The CVSS 3.1 score of 5.3 (MEDIUM) reflects a network-accessible vulnerability (AV:N) with high attack complexity (AC:H), no privilege requirement (PR:N), but a requirement for user interaction (UI:R). The impact is confidentiality (C:H) only—sensitive data can be exposed—with no integrity or availability impact. The medium rating appropriately captures that while the vulnerability can leak sensitive information, it requires multiple preconditions: an attacker must first gain renderer process access, and the target must view a malicious page. This differs from a direct remote code execution or unauthenticated network attack.

Frequently asked questions

Does this vulnerability allow remote code execution?

No. This is a memory disclosure vulnerability, not RCE. An attacker can read sensitive data from Chrome's memory, but cannot execute arbitrary code directly via this flaw. However, disclosed information (such as pointer values) could potentially aid in constructing follow-up attacks.

Can this vulnerability be exploited without already compromising Chrome?

No. The vulnerability requires an attacker to have already compromised Chrome's renderer process through a separate attack. This is a secondary vulnerability in an attack chain, not a primary entry point. An attacker would need to first exploit another Chrome vulnerability or use malware to establish renderer-level access.

Are older versions of Chrome still vulnerable?

Yes. All versions of Chrome prior to 149.0.7827.103 contain the vulnerable libyuv code. If you are running an earlier version, you are at risk if your renderer process is compromised. Update immediately to eliminate this specific attack surface.

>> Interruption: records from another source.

// ... 466 lines not shown
{
    const uint32_t i = blockIdx.x * blockDim.x + threadIdx.x;
    if (i >= nnodes) return;
    uint4 n = nodes[i];
    if ((n.w >> CHROMA_CHILD_BITS) == 0) { const uint32_t t = n.w & ~CHROMA_NCHILD_MASK; n.w = t < ntriangles ? tri_to_dev[t] : n.w; }
    out[i] = n;
}
__global__ void k_triangle_records(const float *vertices, const uint32_t *triangles, const uint32_t *codes, const uint32_t *rank,
                                   const uint32_t *dev_to_tri, uint32_t nrecords, float4 *tri)
{
    const uint32_t k = blockIdx.x * blockDim.x + threadIdx.x;
    if (k >= nrecords) return;
    const uint32_t t = dev_to_tri[k];
    const uint32_t extra[3] = {codes[t], t, rank[t]};
#pragma unroll
    for (int c = 0; c < 3; c++) {
        const float *vv = vertices + 3 * (size_t)triangles[3 * (size_t)t + c];
        tri[(size_t)TRI_STRIDE * k + c] = make_float4(vv[0], vv[1], vv[2], __uint_as_float(extra[c]));
    }
}
__global__ void k_triangle_phys(GeoView g, uint32_t nrecords, uint4 *out)
{
    const uint32_t k = blockIdx.x * blockDim.x + threadIdx.x;
    if (k >= nrecords) return;
    const float4 *t = g.tri + (size_t)TRI_STRIDE * k;
    const float4 a = t[0], b = t[1], c = t[2];
    const v3 v0 = mk3(a.x, a.y, a.z), v1 = mk3(b.x, b.y, b.z), v2 = mk3(c.x, c.y, c.z);
    const v3 n = triangle_normal(v0, v1, v2);
    uint32_t bx, by, bz;
    leaf_words(g, v0, v1, v2, bx, by, bz);
    out[2 * (size_t)k] = make_uint4(__float_as_uint(n.x), __float_as_uint(n.y), __float_as_uint(n.z), __float_as_uint(a.w));
    out[2 * (size_t)k + 1] = make_uint4(__float_as_uint(b.w), bx, by, bz);
}
__global__ void k_stack_need_ref(const uint4 *nodes, uint32_t nnodes, uint32_t *need, uint32_t *changed)
{
    const uint32_t i = blockIdx.x * blockDim.x + threadIdx.x;
    if (i >= nnodes) return;
    const uint32_t w = nodes[i].w, nchild = w >> CHROMA_CHILD_BITS, first = w & ~CHROMA_NCHILD_MASK;
    if (nchild == 0) return;
    uint32_t best = 0;
    if ((uint64_t)first + nchild > nnodes || first <= i) best = 0xFFFFu;
    else {
        uint32_t rank = 0;
        for (uint32_t j = 0; j < nchild; j++)
            if ((nodes[first + j].w >> CHROMA_CHILD_BITS) != 0) { best = max(best, rank + need[first + j]); rank++; }
        best = min(max(best, rank), 0xFFFFu);
    }
    if (best != need[i]) { need[i] = best; *changed = 1u; }
}
__global__ void k_stack_need_wide(const uint4 *wnodes, uint32_t nwide, uint32_t *need, uint32_t *changed)
{
    const uint32_t i = blockIdx.x * blockDim.x + threadIdx.x;
    if (i >= nwide) return;
    uint32_t inner = 0, below = 0;
    for (int j = 0; j < 8; j++) {
        const uint32_t w = wnodes[8 * (size_t)i + j].w;
        if (w == 0xFFFFFFFFu || (w & 0x80000000u)) continue;
        inner++;
        if (w < nwide && w > i) below = max(below, need[w]);
    }
    const uint32_t v = min(0xFFFFu, inner ? inner - 1u + below : 0u);
    if (v != need[i]) { need[i] = v; *changed = 1u; }
}
template <class Pass>
static int stack_need_fixed_point(chroma_ctx *ctx, size_t n, Pass pass, uint32_t *result)
{
// ... 629 lines not shown
        void *dtri = nullptr;
        size_t bytes = nrecords * (16 * TRI_STRIDE);
        hipError_t e = ctx_malloc(ctx, &dtri, bytes);
        if (e != hipSuccess) { chroma_geometry_destroy(g); return set_error((int)e, "hipMalloc(%zu) for triangle records: %s", bytes, hipGetErrorString(e)); }
        g->allocations.push_back(dtri);
        g->device_bytes += bytes;
        uint32_t *d_rank = nullptr;
        e = ctx_malloc(ctx, (void **)&d_rank, std::max<size_t>(d->ntriangles, 1) * 4);
        if (e != hipSuccess) { chroma_geometry_destroy(g); return set_error((int)e, "hipMalloc for triangle ranks: %s", hipGetErrorString(e)); }
        rc = chroma_internal_htod(ctx, d_rank, tri_rank, (size_t)d->ntriangles * 4);
        if (rc == CHROMA_OK) {
            hipLaunchKernelGGL(k_triangle_records, dim3((unsigned)((nrecords + 255) / 256)), dim3(256), 0, ctx->stream, (const float *)g->d_vertices, (const uint32_t *)g->d_triangles,
                               (const uint32_t *)g->d_material_codes, d_rank, v.dev_to_tri, (uint32_t)nrecords, (float4 *)dtri);
            e = hipStreamSynchronize(ctx->stream);
            if (e != hipSuccess) rc = set_error((int)e, "triangle records: %s", hipGetErrorString(e));
        }
        hipFree(d_rank);
        if (rc != CHROMA_OK) { chroma_geometry_destroy(g); return rc; }
        v.tri = (const float4 *)dtri;
    }
    {
        void *dphys = nullptr;
        size_t bytes = std::max<size_t>(nrecords, 1) * 32;
        hipError_t e = ctx_malloc(ctx, &dphys, bytes);
        if (e != hipSuccess) { chroma_geometry_destroy(g); return set_error((int)e, "hipMalloc(%zu) for physics records: %s", bytes, hipGetErrorString(e)); }
        g->allocations.push_back(dphys);
        g->device_bytes += bytes;
        if (nrecords) hipLaunchKernelGGL(k_triangle_phys, dim3((unsigned)((nrecords + 255) / 256)), dim3(256), 0, ctx->stream, v, (uint32_t)nrecords, (uint4 *)dphys);
        e = hipStreamSynchronize(ctx->stream);
        if (e == hipSuccess) e = hipGetLastError();
        if (e != hipSuccess) { chroma_geometry_destroy(g); return set_error((int)e, "physics records: %s", hipGetErrorString(e)); }
        v.tri_phys = (const uint4 *)dphys;
    }
    phase("triangle records");
    { const uint32_t *p; if ((rc = upload(g, d->colors, d->colors ? d->ntriangles : 0, &p)) != CHROMA_OK) { chroma_geometry_destroy(g); return rc; } g->d_colors = (void *)p; }
    UP(solid_id_map, d->solid_id_map, d->solid_id_map ? d->ntriangles : 0);
    size_t wn = d->wavelength_n;
    UP(mat_refractive_index, d->mat_refractive_index, d->nmaterials * wn);
    UP(mat_absorption_length, d->mat_absorption_length, d->nmaterials * wn);
    UP(mat_scattering_length, d->mat_scattering_length, d->nmaterials * wn);
    UP(mat_num_comp, d->mat_num_comp, d->nmaterials);
    UP(mat_comp_offset, d->mat_comp_offset, d->nmaterials);
    UP(comp_reemission_prob, d->comp_reemission_prob, d->ncomp_total * wn);
    UP(comp_reemission_wvl_cdf, d->comp_reemission_wvl_cdf, d->ncomp_total * wn);
    UP(comp_absorption_length, d->comp_absorption_length, d->ncomp_total * wn);
    UP(comp_reemission_time_cdf, d->comp_reemission_time_cdf, (size_t)d->ncomp_total * d->time_n);
    UP(surf_detect, d->surf_detect, d->nsurfaces * wn);
    UP(surf_absorb, d->surf_absorb, d->nsurfaces * wn);
    UP(surf_reemit, d->surf_reemit, d->nsurfaces * wn);
    UP(surf_reflect_diffuse, d->surf_reflect_diffuse, d->nsurfaces * wn);
    UP(surf_reflect_specular, d->surf_reflect_specular, d->nsurfaces * wn);
    UP(surf_eta, d->surf_eta, d->nsurfaces * wn);
    UP(surf_k, d->surf_k, d->nsurfaces * wn);
    UP(surf_reemission_cdf, d->surf_reemission_cdf, d->nsurfaces * wn);
    {
        std::vector<SurfaceInfo> info(std::max<uint32_t>(d->nsurfaces, 1));
        for (uint32_t s = 0; s < d->nsurfaces; s++)
            info[s] = SurfaceInfo{d->surf_model[s], d->surf_transmissive[s], d->surf_thickness[s],
                                  d->surf_dichroic_index ? d->surf_dichroic_index[s] : -1};
        UP(surf_info, info.data(), info.size());
    }
    UP(dichroic_nangles, d->dichroic_nangles, d->ndichroic);
    UP(dichroic_offset, d->dichroic_offset, d->ndichroic);
    UP(dichroic_angles, d->dichroic_angles, d->ndichroic_angles_total);
    UP(dichroic_reflect, d->dichroic_reflect, d->ndichroic_angles_total * wn);
    UP(dichroic_transmit, d->dichroic_transmit, d->ndichroic_angles_total * wn);
// ... 33 lines not shown
    if (g->stack_need > STACK_LDS + STACK_SCRATCH) {
        uint32_t need = g->stack_need;
        chroma_geometry_destroy(g);
        return set_error(CHROMA_ERR_STACK, "BVH needs %u traversal stack entries, more than the %d supported", need, STACK_LDS + STACK_SCRATCH);
    }
    *out = g;
    return CHROMA_OK;
}

int chroma_geometry_destroy(chroma_geometry *g)
{
    if (!g) return CHROMA_OK;
    hipSetDevice(g->ctx->device);
    hipStreamSynchronize(g->ctx->stream);
    for (void *p : g->allocations) hipFree(p);
    delete g;
    return CHROMA_OK;
}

Does this affect Chromium-based browsers other than Chrome?

Possibly. Any Chromium-derived browser that bundles the vulnerable libyuv code may be affected. Check your browser vendor's security advisories and patch status independently. Edge, Opera, Brave, and other Chromium variants may have their own release cycles and patch timelines.

This analysis is based on vulnerability data current as of the publication and modification dates provided. Security landscapes evolve rapidly; always consult official vendor advisories for the most current patch versions, affected product lists, and remediation guidance. SEC.co does not claim to enumerate all potential attack scenarios or downstream risks. Organizations should conduct threat modeling specific to their environment and asset criticality. No part of this analysis constitutes legal, compliance, or formal risk assessment advice. Verify all patch versions and deployment procedures against your vendor's official documentation before deployment to production systems. Source: NVD (public-domain), retrieved 2026-07-15. Analysis generated by SEC.co (claude-haiku-4-5).